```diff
@@ -1786,14 +1786,14 @@
   else
     hipLaunchKernelGGL(bitplanes_noblur_kernel, dim3((f.W * f.R + 255) / 256, 1, f.nframes), dim3(256), 0, s, f.jobs);
 }
-void launch_bitplanes_pairs(hipStream_t s, const FrameLaunch& f, const float k[3])
+void launch_bitplanes_pairs(hipStream_t s, const FrameLaunch& f, const float k[3], bool current)
 {
   const int stack = f.nframes >= 16 ? 8 : (f.nframes > 4 ? 4 : 1);
   const int ncols = (f.W + BP_TW - 1) / BP_TW, nrows = (f.R + BP_TH * stack - 1) / (BP_TH * stack);
   int dense = 0;
   for(int cx = 0; cx < ncols; ++cx) dense += bp_tile_column_is_lazy(cx * BP_TW, f.W) ? 0 : 1;
   const int na = (f.nframes + 1) / 2, nb = f.nframes / 2;
-  if(nb > 0) hipLaunchKernelGGL(bitplanes_blur_kernel<true>, dim3(ncols, nrows, nb), dim3(256), 0, s, f.jobs + 1, k[0], k[1], k[2], stack, nb, 0, 2, 0);
+  if(nb > 0 && current) hipLaunchKernelGGL(bitplanes_blur_kernel<true>, dim3(ncols, nrows, nb), dim3(256), 0, s, f.jobs + 1, k[0], k[1], k[2], stack, nb, 0, 2, 0);
   if(dense > 0) hipLaunchKernelGGL(bitplanes_blur_kernel<true>, dim3(dense, nrows, na), dim3(256), 0, s, f.jobs, k[0], k[1], k[2], stack, na, 0, 2, 1);
 }
 void launch_saliency(hipStream_t s, const FrameLaunch& f, int C)
diff --git a/bpvo_amd/csrc/kernels_gn.hip b/bpvo_amd/csrc/kernels_gn.hip
--- a/bpvo_amd/csrc/kernels_gn.hip
+++ b/bpvo_amd/csrc/kernels_gn.hip
@@ -20,7 +20,7 @@
 __global__ __launch_bounds__(K6_BLOCK) void warp_residual_kernel(const PairJob* __restrict__ jobs, ActiveSet act, int mode, int dense)
 {
   __shared__ BracketLds s;
-  warp_chunk<C, FAST>(jobs[active_workspace(act, blockIdx.y)], mode, blockIdx.x, s, dense != 0);
+  warp_chunk<C, FAST, C == 8 && !FAST>(jobs[active_workspace(act, blockIdx.y)], mode, blockIdx.x, s, dense != 0);
 }
 
 __global__ void clear_stale_kernel(const PairJob* jobs, int n)
diff --git a/bpvo_amd/csrc/types.h b/bpvo_amd/csrc/types.h
--- a/bpvo_amd/csrc/types.h
+++ b/bpvo_amd/csrc/types.h
@@ -163,6 +163,8 @@
   GNParams      prm;
   int           loss;
   float         good_thr;
+  GPtr<const uint8_t> cen;
+  float         bk[4];
 };
 
 struct InormScratch { uint32_t bins[256]; float table[256]; uint32_t ticket; uint32_t pad[31]; };
```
════════════════
* _ACTION ITEM_
Output the records exactly.

* _OUTPUT OF THE EXERCISE_
```diff
@@ -1786,14 +1786,14 @@
   else
     hipLaunchKernelGGL(bitplanes_noblur_kernel, dim3((f.W * f.R + 255) / 256, 1, f.nframes), dim3(256), 0, s, f.jobs);
 }
-void launch_bitplanes_pairs(hipStream_t s, const FrameLaunch& f, const float k[3])
+void launch_bitplanes_pairs(hipStream_t s, const FrameLaunch& f, const float k[3], bool current)
 {
   const int stack = f.nframes >= 16 ? 8 : (f.nframes > 4 ? 4 : 1);
   const int ncols = (f.W + BP_TW - 1) / BP_TW, nrows = (f.R + BP_TH * stack - 1) / (BP_TH * stack);
   int dense = 0;
   for(int cx = 0; cx < ncols; ++cx) dense += bp_tile_column_is_lazy(cx * BP_TW, f.W) ? 0 : 1;
   const int na = (f.nframes + 1) / 2, nb = f.nframes / 2;
-  if(nb > 0) hipLaunchKernelGGL(bitplanes_blur_kernel<true>, dim3(ncols, nrows, nb), dim3(256), 0, s, f.jobs + 1, k[0], k[1], k[2], stack, nb, 0, 2, 0);
+  if(nb > 0 && current) hipLaunchKernelGGL(bitplanes_blur_kernel<true>, dim3(ncols, nrows, nb), dim3(256), 0, s, f.jobs + 1, k[0], k[1], k[2], stack, nb, 0, 2, 0);
   if(dense > 0) hipLaunchKernelGGL(bitplanes_blur_kernel<true>, dim3(dense, nrows, na), dim3(256), 0, s, f.jobs, k[0], k[1], k[2], stack, na, 0, 2, 1);
 }
 void launch_saliency(hipStream_t s, const FrameLaunch& f, int C)
diff --git a/bpvo_amd/csrc/kernels_gn.hip b/bpvo_amd/csrc/kernels_gn.hip
--- a/bpvo_amd/csrc/kernels_gn.hip
+++ b/bpvo_amd/csrc/kernels_gn.hip
@@ -20,7 +20,7 @@
 __global__ __launch_bounds__(K6_BLOCK) void warp_residual_kernel(const PairJob* __restrict__ jobs, ActiveSet act, int mode, int dense)
 {
   __shared__ BracketLds s;
-  warp_chunk<C, FAST>(jobs[active_workspace(act, blockIdx.y)], mode, blockIdx.x, s, dense != 0);
+  warp_chunk<C, FAST, C == 8 && !FAST>(jobs[active_workspace(act, blockIdx.y)], mode, blockIdx.x, s, dense != 0);
 }
 
 __global__ void clear_stale_kernel(const PairJob* jobs, int n)
diff --git a/bpvo_amd/csrc/types.h b/bpvo_amd/csrc/types.h
--- a/bpvo_amd/csrc/types.h
+++ b/bpvo_amd/csrc/types.h
@@ -163,6 +163,8 @@
   GNParams      prm;
   int           loss;
   float         good_thr;
+  GPtr<const uint8_t> cen;
+  float         bk[4];
 };
 
 struct InormScratch { uint32_t bins[256]; float table[256]; uint32_t ticket; uint32_t pad[31]; };
```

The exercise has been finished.